American Airlines was dropped too, a reflection of lingering financial strain across the airline sector combined with the carrier's own high debt load and profitability that trailed its peers. The stock fell to multiyear lows in the aftermath, and the removal added to investor unease about the airline industry's turnaround prospects.
Etsy's removal told a different story: slowing post pandemic growth and intensifying competition from bigger ecommerce platforms raised questions about the durability of its business model. Its shares also sank to multiyear lows, and the company lost some of the institutional visibility that comes with index membership.
Other names dropped from the S&P 500 in 2024 included Zion Bancorp, Comerica, Pioneer Natural Resources, Bio-Rad Laboratories, and Illumina.
On the other side of the ledger, several companies earned their way in during 2024, including Palantir Technologies, Dell Technologies (on its return), KKR & Co., CrowdStrike Holdings, GoDaddy, GE Vernova, Deckers Outdoors, Super Micro Computer, Solventum, Vistra, and Erie Indemnity.
What Should Investors Do With a Delisted Stock?
If a company you own gets dropped from the S&P 500, the decision to hold or sell shouldn't hinge on the index headline alone. Look at the underlying fundamentals: earnings trends, debt levels, competitive position, and whether management has a credible plan. Selling triggers capital gains or losses with tax consequences, so that's worth weighing carefully too.
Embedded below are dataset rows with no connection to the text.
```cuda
int make_tmap_3d_16(CUtensorMap* out, const void* base, int64_t batch, int64_t rows, int64_t cols,
                    int64_t ld, int box_rows, int dt) {
  if (!load_encoder()) return fail(VITB200_ERR_CUDA, "cuTensorMapEncodeTiled entry point unavailable");
  if ((reinterpret_cast<uintptr_t>(base) & 15) != 0 || (ld * 2) % 16 != 0)
    return fail(VITB200_ERR_INVALID, "TMA operand must be 16-byte aligned with a 16-byte row pitch");
  if (box_rows < 1 || box_rows > 256) return fail(VITB200_ERR_INVALID, "TMA box rows out of range");
  cuuint64_t gdim[3] = {static_cast<cuuint64_t>(cols), static_cast<cuuint64_t>(rows), static_cast<cuuint64_t>(batch)};
  cuuint64_t gstride[2] = {static_cast<cuuint64_t>(ld) * 2, static_cast<cuuint64_t>(ld) * 2 * static_cast<cuuint64_t>(rows)};
  cuuint32_t box[3] = {64u, static_cast<cuuint32_t>(box_rows), 1u};
  cuuint32_t estr[3] = {1u, 1u, 1u};
  CUresult r = g_encode(out, tmap_type(dt), 3, const_cast<void*>(base), gdim, gstride, box, estr,
                        CU_TENSOR_MAP_INTERLEAVE_NONE, CU_TENSOR_MAP_SWIZZLE_128B,
                        CU_TENSOR_MAP_L2_PROMOTION_L2_256B, CU_TENSOR_MAP_FLOAT_OOB_FILL_NONE);
  if (r != CUDA_SUCCESS)
    return fail(VITB200_ERR_CUDA, "cuTensorMapEncodeTiled(3d) failed with CUresult " + std::to_string(int(r)));
  return 0;
}

int make_tmap_im2col_patches(CUtensorMap* out, const float* images, int64_t batch, int H, int W, int C, int ph, int pw,
                             int pixels) {
  std::call_once(g_encode_im2col_once, [] {
    void* fn = nullptr;
    cudaDriverEntryPointQueryResult q;
    if (cudaGetDriverEntryPoint("cuTensorMapEncodeIm2col", &fn, cudaEnableDefault, &q) == cudaSuccess &&
        q == cudaDriverEntryPointSuccess)
      g_encode_im2col = reinterpret_cast<EncodeIm2colFn>(fn);
  });
// ... 22 lines not shown
```

Baseline: 28840.

## Add two-CTA cluster attention kernel splitting each head across a CTA pair

Adds an attention kernel for ViT's 197-token sequences in which a two-CTA cluster handles one (batch, head). It uses cta_group::2 UMMA with M=256: each CTA loads half of K and half of V's columns, and P is staged through shared memory for the PV product. The existing single-CTA kernel loses its multi-q-tile path and now does one q tile per head item; the pair kernel runs whenever q_tiles != 1. The aim is to avoid the duplicated K/V loads and the partial second q tile of the per-q-tile scheme and to use the larger 2-SM MMA shape. The cost is cross-CTA mbarrier synchronisation and new SW32/SW64 descriptor layouts, which bring correctness risk.

```diff
diff --git a/vit_flax_b200/csrc/attention_tc5.cu b/vit_flax_b200/csrc/attention_tc5.cu
--- a/vit_flax_b200/csrc/attention_tc5.cu
+++ b/vit_flax_b200/csrc/attention_tc5.cu
@@ -64,7 +64,7 @@
 attention_tc5_kernel(const __grid_constant__ CUtensorMap tmQ,
                      const __grid_constant__ CUtensorMap tmKV,
                      const __grid_constant__ CUtensorMap tmO,
-                     int T, int heads, int nqt, int items, int turns, float* __restrict__ lse_out) {
+                     int T, int heads, int items, int turns, float* __restrict__ lse_out) {
   using L = Smem<KP>;
   constexpr uint32_t SLOT_COLS = KP <= 128 ? 128 : 208;
   constexpr uint32_t O_COL = 2 * SLOT_COLS;
@@ -109,8 +109,8 @@
     for (int s = 0; s < 2; ++s) {
       mbar_init(k_full(s), 1);
       mbar_init(v_full(s), 1);
-      mbar_init(k_empty(s), nqt);
-      mbar_init(v_empty(s), nqt);
+      mbar_init(k_empty(s), 1);
+      mbar_init(v_empty(s), 1);
       mbar_init(s_ready(s), 1);
       for (int g = 0; g < 4; ++g) mbar_init(p_part(s, g), 4);
       mbar_init(o_ready(s), 1);
@@ -127,32 +127,24 @@
   pdl_launch_dependents();
   pdl_wait();
 
-  const int bh0 = int(first / nqt);
   if (warp == 0) {
     if (elect_one()) {
       for (int i = 0; i < n; ++i) {
-        const int64_t item = first + i;
-        const int bh = int(item / nqt), qt = int(item - int64_t(bh) * nqt);
-        const int b = bh / heads, h = bh - b * heads;
-        const int e = bh - bh0, es = e & 1;
-        const uint32_t eph = (e >> 1) & 1;
-        const bool first_of_bh = (i == 0) || (qt == 0);
-        if (first_of_bh) {
-          mbar_wait(k_empty(es), eph ^ 1u);
-          mbar_arrive_expect_tx(k_full(es), L::KV_BYTES);
-          tma_load_3d(sK + es * L::KV_BYTES, &tmKV, k_full(es), inner + h * DH, 0, b);
-        }
+        const int bh = int(first + i), b = bh / heads, h = bh - b * heads;
+        const int es = i & 1;
+        const uint32_t eph = (i >> 1) & 1;
+        mbar_wait(k_empty(es), eph ^ 1u);
+        mbar_arrive_expect_tx(k_full(es), L::KV_BYTES);
+        tma_load_3d(sK + es * L::KV_BYTES, &tmKV, k_full(es), inner + h * DH, 0, b);
         const int qs = i & (QS - 1);
         mbar_wait(q_empty(qs), ((i / QS) & 1) ^ 1u);
         TRACE(0, i);
         mbar_arrive_expect_tx(q_full(qs), Q_BYTES);
-        tma_load_3d(sQ + qs * Q_BYTES, &tmQ, q_full(qs), h * DH, qt * QT, b);
-        if (first_of_bh) {
-          mbar_wait(v_empty(es), eph ^ 1u);
-          TRACE(1, i);
-          mbar_arrive_expect_tx(v_full(es), L::KV_BYTES);
-          tma_load_3d(sV + es * L::KV_BYTES, &tmKV, v_full(es), 2 * inner + h * DH, 0, b);
-        }
+        tma_load_3d(sQ + qs * Q_BYTES, &tmQ, q_full(qs), h * DH, 0, b);
+        mbar_wait(v_empty(es), eph ^ 1u);
+        TRACE(1, i);
+        mbar_arrive_expect_tx(v_full(es), L::KV_BYTES);
+        tma_load_3d(sV + es * L::KV_BYTES, &tmKV, v_full(es), 2 * inner + h * DH, 0, b);
       }
     }
     __syncwarp();
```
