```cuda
template <int CG>
__device__ __forceinline__ void tmem_alloc(uint32_t* smem_dst, uint32_t ncols) {
    if constexpr (CG == 1)
        asm volatile("tcgen05.alloc.cta_group::1.sync.aligned.shared::cta.b32 [%0], %1;" ::"r"(smem_u32(smem_dst)),
                     "r"(ncols)
                     : "memory");
    else
        asm volatile("tcgen05.alloc.cta_group::2.sync.aligned.shared::cta.b32 [%0], %1;" ::"r"(smem_u32(smem_dst)),
                     "r"(ncols)
                     : "memory");
}
template <int CG>
__device__ __forceinline__ void tmem_relinquish() {
    if constexpr (CG == 1)
        asm volatile("tcgen05.relinquish_alloc_permit.cta_group::1.sync.aligned;" ::: "memory");
    else
        asm volatile("tcgen05.relinquish_alloc_permit.cta_group::2.sync.aligned;" ::: "memory");
}
template <int CG>
__device__ __forceinline__ void tmem_dealloc(uint32_t taddr, uint32_t ncols) {
    if constexpr (CG == 1)
        asm volatile("tcgen05.dealloc.cta_group::1.sync.aligned.b32 %0, %1;" ::"r"(taddr), "r"(ncols) : "memory");
    else
        asm volatile("tcgen05.dealloc.cta_group::2.sync.aligned.b32 %0, %1;" ::"r"(taddr), "r"(ncols) : "memory");
}
__device__ __forceinline__ void tcgen05_fence_before() {
    asm volatile("tcgen05.fence::before_thread_sync;" ::: "memory");
}
__device__ __forceinline__ void tcgen05_fence_after() {
    asm volatile("tcgen05.fence::after_thread_sync;" ::: "memory");
}

template <int CG>
__device__ __forceinline__ void umma_f16(uint32_t tmem_d, uint64_t adesc, uint64_t bdesc, uint32_t idesc,
                                         uint32_t accumulate) {
    if constexpr (CG == 1)
        asm volatile(
            "{\n\t"
            ".reg .pred p;\n\t"
            "setp.ne.b32 p, %4, 0;\n\t"
            "tcgen05.mma.cta_group::1.kind::f16 [%0], %1, %2, %3, p;\n\t"
            "}\n" ::"r"(tmem_d),
            "l"(adesc), "l"(bdesc), "r"(idesc), "r"(accumulate)
            : "memory");
    else
        asm volatile(
            "{\n\t"
            ".reg .pred p;\n\t"
            "setp.ne.b32 p, %4, 0;\n\t"
            "tcgen05.mma.cta_group::2.kind::f16 [%0], %1, %2, %3, p;\n\t"
            "}\n" ::"r"(tmem_d),
            "l"(adesc), "l"(bdesc), "r"(idesc), "r"(accumulate)
            : "memory");
}
template <int CG>
__device__ __forceinline__ void umma_commit(uint64_t* bar) {
    if constexpr (CG == 1)
        asm volatile("tcgen05.commit.cta_group::1.mbarrier::arrive::one.shared::cluster.b64 [%0];" ::"r"(
                         smem_u32(bar))
                     : "memory");
    else
        asm volatile(
            "tcgen05.commit.cta_group::2.mbarrier::arrive::one.shared::cluster.multicast::cluster.b64 [%0], %1;" ::
                "r"(smem_u32(bar)),
            "h"(static_cast<uint16_t>(3))
            : "memory");
}

__device__ __forceinline__ void tmem_ld_32x32b_x32(uint32_t taddr, uint32_t (&r)[32]) {
    asm volatile(
        "tcgen05.ld.sync.aligned.32x32b.x32.b32 "
        "{%0, %1, %2, %3, %4, %5, %6, %7, %8, %9, %10, %11, %12, %13, %14, %15, "
        "%16, %17, %18, %19, %20, %21, %22, %23, %24, %25, %26, %27, %28, %29, %30, %31}, [%32];"
        : "=r"(r[0]), "=r"(r[1]), "=r"(r[2]), "=r"(r[3]), "=r"(r[4]), "=r"(r[5]), "=r"(r[6]), "=r"(r[7]),
          "=r"(r[8]), "=r"(r[9]), "=r"(r[10]), "=r"(r[11]), "=r"(r[12]), "=r"(r[13]), "=r"(r[14]), "=r"(r[15]),
          "=r"(r[16]), "=r"(r[17]), "=r"(r[18]), "=r"(r[19]), "=r"(r[20]), "=r"(r[21]), "=r"(r[22]),
          "=r"(r[23]), "=r"(r[24]), "=r"(r[25]), "=r"(r[26]), "=r"(r[27]), "=r"(r[28]), "=r"(r[29]),
          "=r"(r[30]), "=r"(r[31])
        : "r"(taddr)
        : "memory");
}
__device__ __forceinline__ void tmem_ld_wait() { asm volatile("tcgen05.wait::ld.sync.aligned;" ::: "memory"); }

__device__ __forceinline__ uint64_t make_kmajor_sw128_desc(uint32_t smem_addr) {
    uint64_t d = 0;
    d |= static_cast<uint64_t>((smem_addr >> 4) & 0x3FFFu);
    d |= static_cast<uint64_t>(1) << 16;
    d |= static_cast<uint64_t>(1024 >> 4) << 32;
    d |= static_cast<uint64_t>(1) << 46;
    d |= static_cast<uint64_t>(2) << 61;
    return d;
}
__host__ __device__ constexpr uint32_t make_idesc_bf16_f32(uint32_t umma_m, uint32_t umma_n) {
    return (1u << 4)
           | (1u << 7)
           | (1u << 10)
           | ((umma_n >> 3) << 17)
           | ((umma_m >> 4) << 24);
}

__device__ __forceinline__ float bf16_round(float x) { return __bfloat162float(__float2bfloat16_rn(x)); }
__device__ __forceinline__ uint32_t pack_bf16x2(float lo, float hi) {
    __nv_bfloat162 v = __floats2bfloat162_rn(lo, hi);
    return *reinterpret_cast<uint32_t*>(&v);
}
__device__ __forceinline__ float2 unpack_bf16x2(uint32_t u) {
    __nv_bfloat162 v = *reinterpret_cast<__nv_bfloat162*>(&u);
    return __bfloat1622float2(v);
}

}
```

Baseline: 166.0.

## Poll barriers in attention MMA warp and issue PV MMAs opportunistically

The attention MMA-issuing thread no longer blocks in turn on the Q, KV and S-empty barriers. It polls them with non-blocking mbarrier test_wait and, while waiting, issues any pending P·V MMA whose P tile and O buffer are ready. This aims to let QK^T and PV MMAs interleave dynamically instead of in a fixed one-behind order, keeping the tensor core busier. It adds polling overhead with nanosleep backoff, and the reordering could raise TMEM hazards if barrier parity reasoning is off.

After: 165.6 (median of 6 runs). About the same (-0.2%).

```diff
diff --git a/t2v_metrics_b200/csrc/attention_sm100.cuh b/t2v_metrics_b200/csrc/attention_sm100.cuh
--- a/t2v_metrics_b200/csrc/attention_sm100.cuh
+++ b/t2v_metrics_b200/csrc/attention_sm100.cuh
@@ -652,6 +652,10 @@
         if (lane == 0) {
             constexpr uint32_t idesc_s = make_idesc_bf16_f32(128, 128);
             constexpr uint32_t idesc_o = make_idesc_bf16_f32(128, 64) | (1u << 16);
+            auto pv_ready = [&](int g) {
+                const int j = g % nkt, qi = g / nkt;
+                return mbar_test(p_full, (uint32_t)g & 1u) && (j > 0 || qi == 0 || mbar_test(o_free, (uint32_t)(qi - 1) & 1u));
+            };
             auto issue_pv = [&](int g) {
                 const int j = g % nkt, qi = g / nkt;
                 mbar_wait(p_full, (uint32_t)g & 1u);
@@ -665,15 +669,22 @@
                 umma_commit<1>(&kv_empty[g & 1]);
                 umma_commit<1>(o_done);
             };
+            int next_pv = 0;
             for (int qi = 0; qi < nq; ++qi) {
                 const int qb = qi & 1;
-                mbar_wait(&q_full[qb], ((uint32_t)qi >> 1) & 1u);
                 const uint64_t qdesc = make_kmajor_sw128_desc(smem_u32(sQ + qb * AT_TILE_BYTES));
                 for (int j = 0; j < nkt; ++j) {
                     const int g = qi * nkt + j;
                     const int st = g & 1;
-                    mbar_wait(&kv_full[st], ((uint32_t)g >> 1) & 1u);
-                    mbar_wait(s_empty, ((uint32_t)g & 1u) ^ 1u);
+                    bool q_ok = j > 0, kv_ok = false, s_ok = false;
+                    for (;;) {
+                        q_ok = q_ok || mbar_test(&q_full[qb], ((uint32_t)qi >> 1) & 1u);
+                        kv_ok = kv_ok || mbar_test(&kv_full[st], ((uint32_t)g >> 1) & 1u);
+                        s_ok = s_ok || mbar_test(s_empty, ((uint32_t)g & 1u) ^ 1u);
+                        if (q_ok && kv_ok && s_ok) break;
+                        if (next_pv < g && pv_ready(next_pv)) issue_pv(next_pv++);
+                        else __nanosleep(32);
+                    }
                     tcgen05_fence_after();
                     const uint64_t kdesc = make_kmajor_sw128_desc(smem_u32(sK + st * AT_TILE_BYTES));
 #pragma unroll
@@ -681,10 +692,10 @@
                         umma_f16<1>(tmem_S, qdesc + 2 * k, kdesc + 2 * k, idesc_s, k > 0 ? 1u : 0u);
                     umma_commit<1>(s_full);
                     if (j == nkt - 1) umma_commit<1>(&q_empty[qb]);
-                    if (g > 0) issue_pv(g - 1);
-                }
-            }
-            issue_pv(total_tiles - 1);
+                    if (next_pv < g && pv_ready(next_pv)) issue_pv(next_pv++);
+                }
+            }
+            while (next_pv < total_tiles) issue_pv(next_pv++);
         }
     } else {
         const uint32_t quad = warp & 3u;
diff --git a/t2v_metrics_b200/csrc/ptx.cuh b/t2v_metrics_b200/csrc/ptx.cuh
--- a/t2v_metrics_b200/csrc/ptx.cuh
+++ b/t2v_metrics_b200/csrc/ptx.cuh
@@ -53,6 +53,19 @@
         "}\n" ::"r"(smem_u32(bar)),
         "r"(parity), "r"(0x989680u)
         : "memory");
+}
+__device__ __forceinline__ bool mbar_test(uint64_t* bar, uint32_t parity) {
+    uint32_t ok;
+    asm volatile(
+        "{\n\t"
+        ".reg .pred P1;\n\t"
+        "mbarrier.test_wait.parity.shared::cta.b64 P1, [%1], %2;\n\t"
+        "selp.b32 %0, 1, 0, P1;\n\t"
+        "}\n"
+        : "=r"(ok)
+        : "r"(smem_u32(bar)), "r"(parity)
+        : "memory");
+    return ok != 0;
 }
 __device__ __forceinline__ void pdl_launch_dependents() { asm volatile("griddepcontrol.launch_dependents;" ::: "memory"); }
 __device__ __forceinline__ void pdl_wait() { asm volatile("griddepcontrol.wait;" ::: "memory"); }
```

Investors who specifically track the S&P 500 through an index fund don't really have a choice in the matter. Their fund will sell the removed stock and buy its replacement automatically to stay aligned with the benchmark. For everyone else, reduced liquidity is the practical concern: unloading a large position in a stock that's lost some of its market visibility can be harder without moving the price.
Does Falling Out of the S&P 500 Mean a Company Is in Trouble for Good?
Not necessarily. The average company stays in the S&P 500 for roughly 21 years, which tells you turnover is a normal part of how the index stays current with the American economy. Dell's round trip, out in 2013, back in 2024, is proof that a delisting isn't automatically permanent or fatal. What matters most for anyone holding a dropped stock is separating the index news from the company's actual financial trajectory, and deciding from there whether the story still makes sense to own.